Most of the books about artificial intelligence highlight such things as self-driving cars and facial recognition—the brilliant innovations in hardware and software by the engineers and coders who build the stuff and make it work. They dwell variously on the field’s potential and its impact on our lives today. This book, by two academic data scientists, instead drills down into the underlying logic of AI, the fuel that powers it, and the statistical rules that govern its operations. Because artificial intelligence is all about statistical probabilities. And AIQ by Nick Polson and James Scott truly fulfills the promise of its subtitle: How Artificial Intelligence Works and How We Can Harness Its Power for a Better World.


AIQ: How Artificial Intelligence Works and How We Can Harness Its Power for a Better World by Nick Polson and James Scott (2018) 261 pages @@@@@ (5 out of 5)


The statistical rules behind how artificial intelligence works

Surprised that statistics should be central to artificial intelligence?
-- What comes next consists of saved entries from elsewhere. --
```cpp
static void conv_set_band(ConvK& k, const int bn, const int blocks_per_cu, const int64_t in_touched) {
    static int legacy = -1;
    if (legacy < 0) { const char* e = getenv("ISEGMI_CONV_BAND"); legacy = (e && atoi(e) == 0) ? 1 : 0; }
    if (legacy) { k.nband = (int64_t)k.w_bytes > (int64_t)k.in_bytes ? 1 : k.ntiles; return; }
    const double A = (double)in_touched, B = (double)k.nchunks * 128.0 * bn * k.ntiles;
    const double l2_keep = 2.5e6;
    const double slots = 32.0 * blocks_per_cu;
    const double tiles_xcd = (double)k.mtiles * k.ntiles / 8.0;
    const double rounds = tiles_xcd / slots > 1.0 ? tiles_xcd / slots : 1.0;
    double best = 0;
    int best_bw = k.ntiles;
    for (int nb = 1; nb <= k.ntiles; nb *= 2) {
        const int bw = cdiv(k.ntiles, nb), nbands = cdiv(k.ntiles, bw);
        const double band_b = B / nbands;
        double a, b;
// ... 43 lines not shown
    k.in = in; k.w = w; k.scale = scale; k.shift = shift; k.res = res; k.out = out;
    k.N = d->N; k.H = d->H; k.W = d->W; k.Cin = d->Cin; k.Cout = d->Cout; k.R = d->R; k.S = d->S;
    k.stride = d->stride; k.pad = d->pad;
    k.Ho = (d->H + 2 * d->pad - d->R) / d->stride + 1;
    k.Wo = (d->W + 2 * d->pad - d->S) / d->stride + 1;
    const int64_t M64 = (int64_t)d->N * k.Ho * k.Wo;
    ARG_CHECK(M64 < (1ll << 31) - 256, "too many output pixels");
    k.M = (int)M64;
    k.nchunks = n_chunks(d);
    k.cin_chunks = is_stem(d) ? 1 : d->Cin / 32;
    k.kgroup = conv_kgroup(d->R, d->S, k.cin_chunks, is_stem(d));
    k.wrow = (int64_t)k.nchunks * 32;
    const int64_t in_bytes = (int64_t)d->N * d->H * d->W * d->Cin * 4;
    ARG_CHECK(in_bytes < (1ll << 31), "conv input must be < 2 GiB (32-bit buffer offsets)");
    k.in_bytes = (unsigned)in_bytes;
    k.w_bytes = (unsigned)((int64_t)cout_pad(d) * k.wrow * 4);
    k.in_touched = (d->R == 1 && d->S == 1 && d->stride > 1) ? in_bytes / ((int64_t)d->stride * d->stride) : in_bytes;
    k.m_begin = 0;
    k.act = d->act;
    k.out_div = d->out_div > 0 ? d->out_div : k.Ho * k.Wo;
    k.out_pix_stride = d->out_pix_stride > 0 ? d->out_pix_stride : d->Cout;
    k.out_img_stride = d->out_img_stride > 0 ? d->out_img_stride : (int64_t)k.out_div * k.out_pix_stride;
    k.contiguous = (k.out_img_stride == (int64_t)k.out_div * k.out_pix_stride) ? 1 : 0;
    const int64_t n_img = (k.M + k.out_div - 1) / k.out_div;
    const int64_t out_extent = ((n_img - 1) * k.out_img_stride + (int64_t)(k.out_div - 1) * k.out_pix_stride + d->Cout) * 4;
    ARG_CHECK(out_extent < (1ll << 31), "conv output span must be < 2 GiB (32-bit buffer offsets)");
    k.out_bytes = (unsigned)out_extent;
    k.res_bytes = (unsigned)((int64_t)k.M * d->Cout * 4);
    ARG_CHECK(res == nullptr || (int64_t)k.M * d->Cout * 4 < (1ll << 31), "residual must be < 2 GiB");
    k.mtiles = 0; k.ntiles = 0; k.nband = 0;
    return ISEGMI_OK;
}

static bool conv_hybrid_on() {
    static int on = -1;
    if (on < 0) { const char* e = getenv("ISEGMI_CONV_HYBRID"); on = (e && atoi(e) == 0) ? 0 : 1; }
    return on != 0;
}

int conv2d_launch(const isegmi_conv_desc* d, const float* in, const float* w, const float* scale, const float* shift,
                  const float* res, float* out, hipStream_t st) {
    ConvK k;
    const int rc_fill = conv_fill(d, in, w, scale, shift, res, out, k);
    if (rc_fill) return rc_fill;
    int tile = d->tile;
    if (tile == 0) {
        const int64_t t64 = (int64_t)cdiv(k.M, 64) * cdiv(d->Cout, 64);
        const int nck = k.nchunks;
        const int ncu = device_cu_count();
        const int v2 = nck >= 72 ? 12 : 10;
        if (is_stem(d)) tile = 3;
        else if (t64 <= 176) tile = 5;
        else if (nck <= 2 && d->Cout > 32) tile = v2;
        else if (d->Cout <= 32 || t64 <= 480) tile = 4;
        else if (t64 >= 513 && t64 % ncu != 0 && (t64 % ncu) * 100 <= t64 * 15 && conv_hybrid_on()) tile = 13;
        else if (t64 <= 512) tile = v2;
        else if (t64 <= 640) tile = nck >= 32 ? 6 : 4;
        else if (t64 <= 1024) tile = v2;
        else if (t64 <= 1100) tile = nck >= 32 ? 6 : 4;
        else tile = v2;
    }
    if (tile >= 4 && is_stem(d)) tile = 3;
    if (tile == 13 || tile == 14) {
        const int nt64 = cdiv(d->Cout, 64);
        const int64_t mt64 = cdiv(k.M, 64);
        const int ncu = device_cu_count();
        int64_t main_mt = (mt64 * nt64 / ncu) * ncu / nt64;
        if (main_mt * 64 > k.M) main_mt = k.M / 64;
        if (main_mt <= 0 || main_mt >= mt64) {
            tile = tile == 13 ? 10 : 12;
        } else {
            ConvK km = k, kt = k;
            km.mtiles = (int)main_mt; km.ntiles = nt64;
            kt.m_begin = (int)(main_mt * 64);
            kt.mtiles = cdiv(k.M - kt.m_begin, 32); kt.ntiles = cdiv(d->Cout, 32);
            const int64_t in_tail = (int64_t)((double)k.in_touched * (k.M - kt.m_begin) / k.M);
            conv_set_band(km, 64, 4, k.in_touched - in_tail);
            conv_set_band(kt, 32, 4, in_tail);
            const int nmain = km.mtiles * km.ntiles, ntail = kt.mtiles * kt.ntiles;
            const size_t lds = 2 * (size_t)(64 + 64) * LDS_ROW * sizeof(float);
            if (tile == 13) hipLaunchKernelGGL((conv_hybrid_kernel<2>), dim3((unsigned)(nmain + ntail)), dim3(256), lds, st, km, kt, nmain);
            else hipLaunchKernelGGL((conv_hybrid_kernel<4>), dim3((unsigned)(nmain + ntail)), dim3(256), lds, st, km, kt, nmain);
            HIP_TRY(hipGetLastError());
            return ISEGMI_OK;
        }
    }
    if (tile == 15) {
        ARG_CHECK(!is_stem(d), "split-K: not for the stem");
        constexpr int KS = 4;
        k.mtiles = cdiv(k.M, 32);
        k.ntiles = cdiv(d->Cout, 32);
        conv_set_band(k, 32, 1, k.in_touched);
        const size_t lds = (size_t)KS * 2 * (32 + 32) * 34 * sizeof(float);
        LDS_LIMIT_ONCE((int)lds, conv_mfma16_split_kernel<KS>);
        hipLaunchKernelGGL((conv_mfma16_split_kernel<KS>), dim3((unsigned)(k.mtiles * k.ntiles)), dim3(256 * KS), lds, st, k);
        HIP_TRY(hipGetLastError());
        return ISEGMI_OK;
    }
    if (tile >= 7) {
        ARG_CHECK(tile != 8 && tile != 11, "tiles 8 / 11 (ring of 3) were dropped: the LDS stage of an unrolled position is its parity");
        k.mtiles = cdiv(k.M, 64);
        k.ntiles = cdiv(d->Cout, 64);
        const size_t lds = 2 * (size_t)(64 + 64) * LDS_ROW * sizeof(float);
        conv_set_band(k, 64, 4, k.in_touched);
        const dim3 g7((unsigned)(k.mtiles * k.ntiles));
        if (tile == 7) hipLaunchKernelGGL((conv_mfma_v2_kernel<2, true>), g7, dim3(256), lds, st, k);
        else if (tile == 9) hipLaunchKernelGGL((conv_mfma_v2_kernel<4, true>), g7, dim3(256), lds, st, k);
        else if (tile == 10) hipLaunchKernelGGL((conv_mfma_v2_kernel<2, false>), g7, dim3(256), lds, st, k);
        else hipLaunchKernelGGL((conv_mfma_v2_kernel<4, false>), g7, dim3(256), lds, st, k);
        HIP_TRY(hipGetLastError());
        return ISEGMI_OK;
    }
    if (tile >= 4) {
        k.mtiles = cdiv(k.M, 32);
        k.ntiles = cdiv(d->Cout, tile == 6 ? 64 : 32);
        conv_set_band(k, tile == 6 ? 64 : 32, tile == 4 ? 8 : 4, k.in_touched);
        const dim3 g16((unsigned)(k.mtiles * k.ntiles));
        if (tile == 5) hipLaunchKernelGGL((conv_mfma16_kernel<8, true>), g16, dim3(512), 0, st, k);
        else if (tile == 6) hipLaunchKernelGGL((conv_mfma16_kernel<4, false, 2>), g16, dim3(256), 0, st, k);
        else hipLaunchKernelGGL((conv_mfma16_kernel<4, false>), g16, dim3(256), 0, st, k);
        HIP_TRY(hipGetLastError());
        return ISEGMI_OK;
    }
    switch (tile) {
        case 1: return launch<128, 128, 2, 2>(d, k, st);
        case 2: return launch<128, 64, 2, 2>(d, k, st);
        default: return launch<64, 64, 2, 2>(d, k, st);
    }
}

int conv2d_group_launch(int n, const isegmi_conv_desc* const* d, const float* const* in, const float* const* w, const float* const* scale,
                        const float* const* shift, const float* const* res, float* const* out, hipStream_t st) {
    ARG_CHECK(n >= 1 && n <= CONV_GROUP_MAX && d && in && w && out, "conv group: 1..10 members");
    ConvGroupK g;
    ConvK ks[CONV_GROUP_MAX];
    int64_t t64[CONV_GROUP_MAX], total64 = 0;
    for (int i = 0; i < n; ++i) {
        ARG_CHECK(d[i] && !is_stem(d[i]) && d[i]->tile == 0, "conv group: no stem, no forced tile");
        ARG_CHECK(in[i] && w[i] && out[i], "conv group: a member's input, weights or output pointer is NULL");
        const int rc = conv_fill(d[i], in[i], w[i], scale ? scale[i] : nullptr, shift ? shift[i] : nullptr, res ? res[i] : nullptr, out[i], ks[i]);
        if (rc) return rc;
        t64[i] = (int64_t)cdiv(ks[i].M, 64) * cdiv(d[i]->Cout, 64);
        total64 += t64[i];
    }
    int order[CONV_GROUP_MAX], kind[CONV_GROUP_MAX];
    int ring = 2;
    for (int i = 0; i < n; ++i) {
        order[i] = i;
        kind[i] = (total64 > 480 && t64[i] >= 256 && d[i]->Cout > 32) ? 0 : 1;
        if (kind[i] == 0 && ks[i].nchunks >= 72) ring = 4;
    }
    for (int a = 1; a < n; ++a)
        for (int b = a; b > 0; --b) {
            const int x = order[b - 1], y = order[b];
            const bool swap = kind[y] < kind[x] || (kind[y] == kind[x] && t64[y] > t64[x]);
            if (!swap) break;
            order[b - 1] = y; order[b] = x;
        }
    g.n = n;
    g.blk0[0] = 0;
    for (int j = 0; j < n; ++j) {
        const int i = order[j];
        ConvK& k = ks[i];
        const int bt = kind[i] == 0 ? 64 : 32;
        k.mtiles = cdiv(k.M, bt);
        k.ntiles = cdiv(d[i]->Cout, bt);
        conv_set_band(k, bt, kind[i] == 0 ? 4 : 8, k.in_touched);
        const int64_t blocks = (int64_t)k.mtiles * k.ntiles;
        ARG_CHECK(g.blk0[j] + blocks < (1ll << 30), "conv group: too many tiles");
        g.k[j] = k;
        g.kind[j] = kind[i];
        g.blk0[j + 1] = g.blk0[j] + (int)blocks;
    }
    const size_t lds = 2 * (size_t)(64 + 64) * LDS_ROW * sizeof(float);
    if (ring == 4) hipLaunchKernelGGL((conv_group_kernel<4>), dim3((unsigned)g.blk0[n]), dim3(256), lds, st, g);
    else hipLaunchKernelGGL((conv_group_kernel<2>), dim3((unsigned)g.blk0[n]), dim3(256), lds, st, g);
    HIP_TRY(hipGetLastError());
    return ISEGMI_OK;
}

}

using namespace isegmi;

extern "C" int isegmi_op_conv2d_group(int n, const isegmi_conv_desc* descs, const float* const* d_in, const float* const* d_w, const float* const* d_scale,
                                      const float* const* d_shift, const float* const* d_res, float* const* d_out, void* stream) {
    ARG_CHECK(n >= 1 && n <= CONV_GROUP_MAX && descs, "conv group: 1..10 members");
    const isegmi_conv_desc* dp[CONV_GROUP_MAX];
    for (int i = 0; i < n; ++i) dp[i] = descs + i;
    return conv2d_group_launch(n, dp, d_in, d_w, d_scale, d_shift, d_res, d_out, (hipStream_t)stream);
}

extern "C" int isegmi_conv_split_qualifies(const isegmi_conv_desc* d) {
    if (!d || check_desc(d) != ISEGMI_OK || is_stem(d)) return 0;
    const int Ho = (d->H + 2 * d->pad - d->R) / d->stride + 1, Wo = (d->W + 2 * d->pad - d->S) / d->stride + 1;
    const int64_t M = (int64_t)d->N * Ho * Wo;
    const int64_t t64 = ((M + 63) / 64) * ((d->Cout + 63) / 64);
    return t64 <= 176 && n_chunks(d) >= 32 ? 1 : 0;
}

extern "C" int isegmi_conv_out_hw(const isegmi_conv_desc* d, int32_t* Ho, int32_t* Wo) {
    int rc = check_desc(d);
    if (rc) return rc;
    *Ho = (d->H + 2 * d->pad - d->R) / d->stride + 1;
    *Wo = (d->W + 2 * d->pad - d->S) / d->stride + 1;
    return ISEGMI_OK;
}

extern "C" int isegmi_conv_packed_floats(const isegmi_conv_desc* d, int64_t* n) {
    int rc = check_desc(d);
    if (rc) return rc;
    *n = (int64_t)cout_pad(d) * n_chunks(d) * 32;
    return ISEGMI_OK;
}

extern "C" int isegmi_pack_conv_weights(const isegmi_conv_desc* d, const float* w, float* packed) {
    int rc = check_desc(d);
    if (rc) return rc;
    ARG_CHECK(w && packed, "null pointer");
    const int nch = n_chunks(d);
    const int64_t wrow = (int64_t)nch * 32;
    const int64_t total = (int64_t)cout_pad(d) * wrow;
    for (int64_t i = 0; i < total; ++i) packed[i] = 0.0f;
    const int K = d->R * d->S * d->Cin;
    for (int co = 0; co < d->Cout; ++co) {
        const float* src = w + (int64_t)co * K;
        float* dst = packed + (int64_t)co * wrow;
        if (is_stem(d)) {
            for (int r = 0; r < 7; ++r)
                for (int e = 0; e < 28; ++e) {
                    const int grp = e >> 3, pos = conv_perm8(e & 7);
// ... 15 lines not shown
```

### instancesegmentation-jittor_amd/isegmi/_abi.py

```python
import ctypes as C

RETINA_MAX_LEVELS = 5


def _i32(*names):
    return [(n, C.c_int32) for n in names]


def _ptr(*names):
    return [(n, C.c_void_p) for n in names]
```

Polson and Scott explain. “Open up a blank email on your phone and try dictating a test phrase: ‘The weather report calls for rain, whether or not the reigning queen has an umbrella.’ If you’re a native English speaker and your phone runs iOS or Android, it will almost surely get the sentence right, without confusing weather/whether or rain/reign . . . The software knows that ‘whether’ and ‘reign’ are statistically more likely in some contexts, while ‘weather’ and ‘rain’ are more likely in others. This isn’t because your phone somehow understands the meaning of words. There’s no meaning involved, just a rich set of context-specific probabilities for basically every English word and phrase ever uttered on the internet.” And how does it know all that? Because the superfast computers on which the software runs have surveyed “basically every English word and phrase ever uttered on the internet.” (Yes, they can do that.)

The people who laid the foundation for artificial intelligence

One of the reasons this book reads so well is that the authors infuse each chapter with the story of an individual whose work—sometimes centuries ago—laid the foundation for what we now call artificial intelligence. And what people they are! The group includes some who are truly famous (Sir Isaac Newton and nurse-administrator Florence Nightingale) or near-famous (computer scientist Grace Hopper and baseball great Joe Dimaggio) as well as those you’ve probably never heard of (a Hungarian-American statistician named Abraham Wald and astronomer Henrietta Leavitt).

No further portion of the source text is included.